#### STUDY MATERIAL:
template <bool kAnyHit, bool kStats, int kS = kBlock, typename StkT = uint32_t*, bool kRobust = false, int kOct = -1,
          bool kG = false>
__device__ __forceinline__ bool trace(const KParams& P, F3 o, F3 d, StkT stk, Hit& best,
                                      uint32_t& n_pairs, uint32_t& n_tests, bool& overflow) {
    const float tmin = 0.0f;
    float tmax = FLT_MAX;
    bool have = false;
    constexpr bool kU = CERES_RCP_UNIFORM == 1 || (CERES_RCP_UNIFORM == 2 && kOct == -2);
    if (P.root_leaf_count) {
        if (kStats) n_tests += P.root_leaf_count;
        for (uint32_t k = P.root_leaf_first; k < P.root_leaf_first + P.root_leaf_count; ++k) {
            float t, u, v;
            CERES_COUNT_V(kFTriV, 48);
            if (tri_test<kG, kU>(load_tri(P.tris + k), o, d, tmin, tmax, t, u, v)) {
                best = {k, t, u, v}; have = true;
                if (kAnyHit) return true;
                tmax = t;
            }
        }
        return have;
    }
    const Slab<kRobust> sl = make_slab<kRobust>(o, d);
    if constexpr (!kRobust && kOct == -1 && (CERES_OCTANT_SLAB & 1)) {
        bool r = false;
        if (with_uniform_octant(sl, [&](auto k) {
                r = trace<kAnyHit, kStats, kS, StkT, kRobust, decltype(k)::value, kG>(P, o, d, stk, best, n_pairs, n_tests, overflow);
            }))
            return r;
    }
    if (P.root_box_ok) {
        float e, x;
        slab_box<kRobust, kOct>(sl, P.root_box[0], P.root_box[1], P.root_box[2], P.root_box[3], P.root_box[4],
                          P.root_box[5], tmin, tmax, e, x);
        if (!(e <= x)) {
            if (kStats) ++n_pairs;
            return false;
        }
    }
    uint32_t sp = 0;
    if (CERES_TRI_SELECT && !kAnyHit) best.slot = kNoSlot;
    const float4* q = reinterpret_cast<const float4*>(P.pairs);
    float4 A = q[0], B = q[1], C = q[2];
    uint4 L = reinterpret_cast<const uint4*>(q)[3];
    CERES_COUNT_V(kFBvh2V, 64);
    while (true) {
        if (kStats) ++n_pairs;
        const uint32_t top = stk[(sp ? sp - 1 : 0) * kS];
        float le, lx, re, rx;
        slab_box<kRobust, kOct>(sl, A.x, A.y, A.z, A.w, B.x, B.y, tmin, tmax, le, lx);
        slab_box<kRobust, kOct>(sl, B.z, B.w, C.x, C.y, C.z, C.w, tmin, tmax, re, rx);
        const bool hit_l = le <= lx, hit_r = re <= rx;
        const bool go_l = hit_l && !L.x, go_r = hit_r && !L.z;
        const bool both = go_l && go_r, none = !go_l && !go_r;
        const bool swap = le > re;
        const bool done = none && sp == 0;
        const uint32_t near = both ? (swap ? L.w : L.y) : (go_l ? L.y : L.w);
// ... 33 lines not shown
            if (tri_test_u<kG, kU>(P.tris, idx, o, d, tmin, tmax, t, u, v)) {
                best = {idx, t, u, v}; have = true;
                if (kAnyHit) return true;
                tmax = t;
            }
        }
        if (done) break;
        A = nA; B = nB; C = nC; L = nL;
    }
    if (CERES_TRI_SELECT && !kAnyHit) return best.slot != kNoSlot;
    return have;
}

template <bool kStats, int kS, typename StkT, bool kRobust, int kOct, bool kG>
__device__ __forceinline__ bool guarded_trace(const KParams& P, F3 o, F3 d, StkT stk, Hit& best, uint32_t& n_pairs,
                                              uint32_t& n_tests, bool& overflow) {
    constexpr bool kGuard = !kStats && CERES_TRUST_STACK_BOUND && CERES_STACK_GUARD;
    const uint32_t slot = P.stack_entries * kS;
    if (kGuard) stk[slot] = stack_guard<StkT>();
    const bool hit = trace<false, kStats, kS, StkT, kRobust, kOct, kG>(P, o, d, stk, best, n_pairs, n_tests, overflow);
    if (kGuard) overflow |= uint32_t(stk[slot]) != stack_guard<StkT>();
    return hit;
}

#### TASK STATEMENT:
Write only the number of lines above in which the word "false" is found.

#### PROBLEM SOLUTION:
6